EXERCISE BRIEF – Look through the material below and copy exactly the lines from the line with "(int)(t / h);" to the line with "-__global__ void copy_rects_kernel(RectOps", those two lines included.

══ DATA SHOWN

+__device__ __forceinline__ unsigned lo2(unsigned a, unsigned b) { return (a & 0xffffu) | (b << 16); }
+__device__ __forceinline__ unsigned hi2(unsigned a, unsigned b) { return (a >> 16) | (b & 0xffff0000u); }
+
+template <int NV> __device__ __forceinline__ void ps_pack(const u32x4_t (&xr)[4][NV], u32x4_t (&pr)[4][NV]) {
+#pragma unroll
+    for (int k = 0; k < 4; ++k) {
+        if constexpr (NV == 1) {
+            pr[k][0] = u32x4_t{lo2(xr[0][0][k], xr[1][0][k]), lo2(xr[2][0][k], xr[3][0][k]), hi2(xr[0][0][k], xr[1][0][k]), hi2(xr[2][0][k], xr[3][0][k])};
+        } else {
+#pragma unroll
+            for (int e = 0; e < 2; ++e) {
+                const int c = 2 * k + e;
+                pr[k][e] = u32x4_t{xr[0][c >> 2][c & 3], xr[1][c >> 2][c & 3], xr[2][c >> 2][c & 3], xr[3][c >> 2][c & 3]};
+            }
+        }
+    }
+}
+template <int NV> __device__ __forceinline__ void ps_unpack(const u32x4_t (&pr)[4][NV], u32x4_t (&xr)[4][NV]) {
+#pragma unroll
+    for (int s = 0; s < 4; ++s) {
+        if constexpr (NV == 1) {
+#pragma unroll
+            for (int i = 0; i < 4; ++i) {
+                const unsigned a = pr[i][0][s >> 1], b = pr[i][0][2 + (s >> 1)];
+                xr[s][0][i] = (s & 1) ? hi2(a, b) : lo2(a, b);
+            }
+        } else {
+#pragma unroll
+            for (int c = 0; c < 8; ++c) xr[s][c >> 2][c & 3] = pr[c >> 1][c & 1][s];
+        }
+    }
+}
+
+template <typename T, int DIR>
+__global__ __launch_bounds__(256) void pixel_shuffle_kernel(const T* __restrict__ src, long lds_, T* __restrict__ dst, long ldd, int H2, int W, int cb, unsigned items) {
+    constexpr int P = Elem<T>::PER16, NV = 8 / P;
+    const Radix r{cb, W >> 1, H2};
+    const unsigned S = gridDim.x * 256u;
+    const Digits sd = split_item(S, r);
+    unsigned i = blockIdx.x * 256u + threadIdx.x;
+    Digits d = split_item(i, r);
+    const long ldx = DIR == 0 ? lds_ : ldd, ldp = DIR == 0 ? ldd : lds_;
+    for (; i < items; i += PS_DEPTH * S) {
+        u32x4_t v[PS_DEPTH][4][NV];
+        long xo[PS_DEPTH], po[PS_DEPTH];
+#pragma unroll
+        for (int u = 0; u < PS_DEPTH; ++u) {
+            if (i + u * S < items) {
+                const long row = (long)d.d3 * H2 + d.d2;
+                xo[u] = (2 * row * W + 2 * d.d1) * ldx + 8 * d.d0;
+                po[u] = (row * (W >> 1) + d.d1) * ldp + 32 * d.d0;
+#pragma unroll
+                for (int s = 0; s < 4; ++s)
+#pragma unroll
+                    for (int e = 0; e < NV; ++e)
+                        v[u][s][e] = DIR == 0 ? *(const u32x4_t*)(src + xo[u] + ((long)(s >> 1) * W + (s & 1)) * ldx + e * P)
+                                              : *(const u32x4_t*)(src + po[u] + (s * NV + e) * P);
+            }
+            step_item(d, sd, r);
+        }
+#pragma unroll
+        for (int u = 0; u < PS_DEPTH; ++u) {
+            if (i + u * S < items) {
+                u32x4_t o[4][NV];
+                if constexpr (DIR == 0) ps_pack<NV>(v[u], o); else ps_unpack<NV>(v[u], o);
+#pragma unroll
+                for (int s = 0; s < 4; ++s)
+#pragma unroll
+                    for (int e = 0; e < NV; ++e) {
+                        if constexpr (DIR == 0) *(u32x4_t*)(dst + po[u] + (s * NV + e) * P) = o[s][e];
+                        else *(u32x4_t*)(dst + xo[u] + ((long)(s >> 1) * W + (s & 1)) * ldx + e * P) = o[s][e];
+                    }
+            }
+        }
+    }
+}
+
+struct RectOp { const void* src; long lds_; int Hs, Ws, sy, sx; void* dst; long ldd; int Hd, Wd, dy, dx, h, w, mode; };
+
 template <typename T>
-__global__ void pixel_shuffle_kernel(const T* __restrict__ src, long lds_, T* __restrict__ dst, long ldd, int B, int H, int W, int C, int dir) {
-    const int H2 = H >> 1, W2 = W >> 1, cb = C >> 3;
-    const long total = (long)B * H2 * W2 * cb;
-    for (long i = blockIdx.x * (long)blockDim.x + threadIdx.x; i < total; i += (long)gridDim.x * blockDim.x) {
-        const int j = (int)(i % cb); long t = i / cb;
-        const int w = (int)(t % W2); t /= W2;
-        const int h = (int)(t % H2); const int b = (int)(t / H2);
-        float v[4][8];
-        if (dir == 0) {
-#pragma unroll
-            for (int s = 0; s < 4; ++s) {
-                const T* p = src + (((long)b * H + 2 * h + (s >> 1)) * W + 2 * w + (s & 1)) * lds_ + j * 8;
-                if constexpr (sizeof(T) == 2) unpack16<bf16_t>(*(const u32x4_t*)p, v[s]);
-                else { unpack16<float>(*(const u32x4_t*)p, v[s]); unpack16<float>(*(const u32x4_t*)(p + 4), v[s] + 4); }
-            }
-            T* q = dst + (((long)b * H2 + h) * W2 + w) * ldd + 32 * j;
-#pragma unroll
-            for (int k8 = 0; k8 < 4; ++k8) {
-                float o[8];
-#pragma unroll
-                for (int e = 0; e < 8; ++e) o[e] = v[e & 3][2 * k8 + (e >> 2)];
-                if constexpr (sizeof(T) == 2) *(u32x4_t*)(q + 8 * k8) = pack16<bf16_t>(o);
-                else { *(u32x4_t*)(q + 8 * k8) = pack16<float>(o); *(u32x4_t*)(q + 8 * k8 + 4) = pack16<float>(o + 4); }
-            }
-        } else {
-            const T* q = src + (((long)b * H2 + h) * W2 + w) * lds_ + 32 * j;
-            float o[4][8];
-#pragma unroll
-            for (int k8 = 0; k8 < 4; ++k8) {
-                if constexpr (sizeof(T) == 2) unpack16<bf16_t>(*(const u32x4_t*)(q + 8 * k8), o[k8]);
-                else { unpack16<float>(*(const u32x4_t*)(q + 8 * k8), o[k8]); unpack16<float>(*(const u32x4_t*)(q + 8 * k8 + 4), o[k8] + 4); }
-            }
-#pragma unroll
-            for (int s = 0; s < 4; ++s) {
-                float xv[8];
-#pragma unroll
-                for (int c = 0; c < 8; ++c) xv[c] = o[c >> 1][(c & 1) * 4 + s];
-                T* p = dst + (((long)b * H + 2 * h + (s >> 1)) * W + 2 * w + (s & 1)) * ldd + j * 8;
-                if constexpr (sizeof(T) == 2) *(u32x4_t*)p = pack16<bf16_t>(xv);
-                else { *(u32x4_t*)p = pack16<float>(xv); *(u32x4_t*)(p + 4) = pack16<float>(xv + 4); }
-            }
-        }
-    }
-}
-
-template <typename T>
-__global__ void copy_rect_kernel(const T* __restrict__ src, long lds_, int Hs, int Ws, int sy, int sx,
-                                 T* __restrict__ dst, long ldd, int Hd, int Wd, int dy, int dx, int B, int h, int w, int C, int mode) {
+__device__ __forceinline__ void rect_op(const RectOp& o, int B, int C) {
     constexpr int P = Elem<T>::PER16;
-    const int cpr = C / P;
-    const long total = (long)B * h * w * cpr;
-    for (long i = blockIdx.x * (long)blockDim.x + threadIdx.x; i < total; i += (long)gridDim.x * blockDim.x) {
-        const int cc = (int)(i % cpr); long t = i / cpr;
-        const int x = (int)(t % w); t /= w;
-        const int y = (int)(t % h); const int b = (int)(t / h);
-        T* q = dst + (((long)b * Hd + dy + y) * Wd + dx + x) * ldd + cc * P;
-        if (mode == 2) { *(u32x4_t*)q = u32x4_t{0u, 0u, 0u, 0u}; continue; }
-        const u32x4_t sv = *(const u32x4_t*)(src + (((long)b * Hs + sy + y) * Ws + sx + x) * lds_ + cc * P);
-        if (mode == 0) *(u32x4_t*)q = sv;
-        else {
-            float a[P], c[P];
-            unpack16<T>(sv, a); unpack16<T>(*(const u32x4_t*)q, c);
-#pragma unroll
-            for (int e = 0; e < P; ++e) c[e] += a[e];
-            *(u32x4_t*)q = pack16<T>(c);
-        }
-    }
-}
-
-struct RectOp { const void* src; long lds_; int Hs, Ws, sy, sx; void* dst; long ldd; int Hd, Wd, dy, dx, h, w, mode; };
-struct RectOps { RectOp op[8]; };
-
-template <typename T>
-__global__ void copy_rects_kernel(RectOps ops, int B, int C) {
-    const RectOp& o = ops.op[blockIdx.y];
-    constexpr int P = Elem<T>::PER16;
-    const int cpr = C / P;
-    const long total = (long)B * o.h * o.w * cpr;
+    const Radix r{C / P, o.w, o.h};
+    const unsigned items = (unsigned)B * o.h * o.w * r.n0;
+    const unsigned S = gridDim.x * 256u;
+    unsigned i = blockIdx.x * 256u + threadIdx.x;
+    if (i >= items) return;
+    const Digits sd = split_item(S, r);
+    Digits d = split_item(i, r);
     const T* src = (const T*)o.src;
     T* dst = (T*)o.dst;
-    for (long i = blockIdx.x * (long)blockDim.x + threadIdx.x; i < total; i += (long)gridDim.x * blockDim.x) {
-        const int cc = (int)(i % cpr); long t = i / cpr;
-        const int x = (int)(t % o.w); t /= o.w;
-        const int y = (int)(t % o.h); const int b = (int)(t / o.h);
-        T* q = dst + (((long)b * o.Hd + o.dy + y) * o.Wd + o.dx + x) * o.ldd + cc * P;
-        if (o.mode == 2) { *(u32x4_t*)q = u32x4_t{0u, 0u, 0u, 0u}; continue; }
-        const u32x4_t sv = *(const u32x4_t*)(src + (((long)b * o.Hs + o.sy + y) * o.Ws + o.sx + x) * o.lds_ + cc * P);
-        if (o.mode == 0) *(u32x4_t*)q = sv;
-        else {
-            float a[P], c[P];
-            unpack16<T>(sv, a); unpack16<T>(*(const u32x4_t*)q, c);
-#pragma unroll
-            for (int e = 0; e < P; ++e) c[e] += a[e];
-            *(u32x4_t*)q = pack16<T>(c);
-        }
-    }
-}
+    for (; i < items; i += 2 * S) {
+        T* q[2];
+        u32x4_t sv[2], dv[2];
+#pragma unroll
+        for (int u = 0; u < 2; ++u) {
+            if (i + u * S < items) {
+                q[u] = dst + (((long)d.d3 * o.Hd + o.dy + d.d2) * o.Wd + o.dx + d.d1) * o.ldd + d.d0 * P;
+                if (o.mode != 2) sv[u] = *(const u32x4_t*)(src + (((long)d.d3 * o.Hs + o.sy + d.d2) * o.Ws + o.sx + d.d1) * o.lds_ + d.d0 * P);
+                if (o.mode == 1) dv[u] = *(const u32x4_t*)q[u];
+            }
+            step_item(d, sd, r);
+        }
+#pragma unroll
+        for (int u = 0; u < 2; ++u) {
+            if (i + u * S < items) {
+                if (o.mode == 2) *(u32x4_t*)q[u] = u32x4_t{0u, 0u, 0u, 0u};
+                else if (o.mode == 0) *(u32x4_t*)q[u] = sv[u];
+                else {
+                    float a[P], c[P];
+                    unpack16<T>(sv[u], a); unpack16<T>(dv[u], c);
+#pragma unroll
+                    for (int e = 0; e < P; ++e) c[e] += a[e];
+                    *(u32x4_t*)q[u] = pack16<T>(c);
+                }
+            }
+        }
+    }
+}
+
+template <typename T>
+__global__ __launch_bounds__(256) void copy_rect_kernel(RectOp op, int B, int C) { rect_op<T>(op, B, C); }
+
+struct RectOps { RectOp op[8]; };
+
+template <typename T>
+__global__ __launch_bounds__(256) void copy_rects_kernel(RectOps ops, int B, int C) { rect_op<T>(ops.op[blockIdx.y], B, C); }
+
+inline int rect_grid(long items) { return items <= (long)STREAM_ONE_TRIP * 256 ? stream_rounds(items, 256) : stream_rounds(items, 512); }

════

EXPECTED ANSWER –
-        const int y = (int)(t % h); const int b = (int)(t / h);
-        T* q = dst + (((long)b * Hd + dy + y) * Wd + dx + x) * ldd + cc * P;
-        if (mode == 2) { *(u32x4_t*)q = u32x4_t{0u, 0u, 0u, 0u}; continue; }
-        const u32x4_t sv = *(const u32x4_t*)(src + (((long)b * Hs + sy + y) * Ws + sx + x) * lds_ + cc * P);
-        if (mode == 0) *(u32x4_t*)q = sv;
-        else {
-            float a[P], c[P];
-            unpack16<T>(sv, a); unpack16<T>(*(const u32x4_t*)q, c);
-#pragma unroll
-            for (int e = 0; e < P; ++e) c[e] += a[e];
-            *(u32x4_t*)q = pack16<T>(c);
-        }
-    }
-}
-
-struct RectOp { const void* src; long lds_; int Hs, Ws, sy, sx; void* dst; long ldd; int Hd, Wd, dy, dx, h, w, mode; };
-struct RectOps { RectOp op[8]; };
-
-template <typename T>
-__global__ void copy_rects_kernel(RectOps ops, int B, int C) {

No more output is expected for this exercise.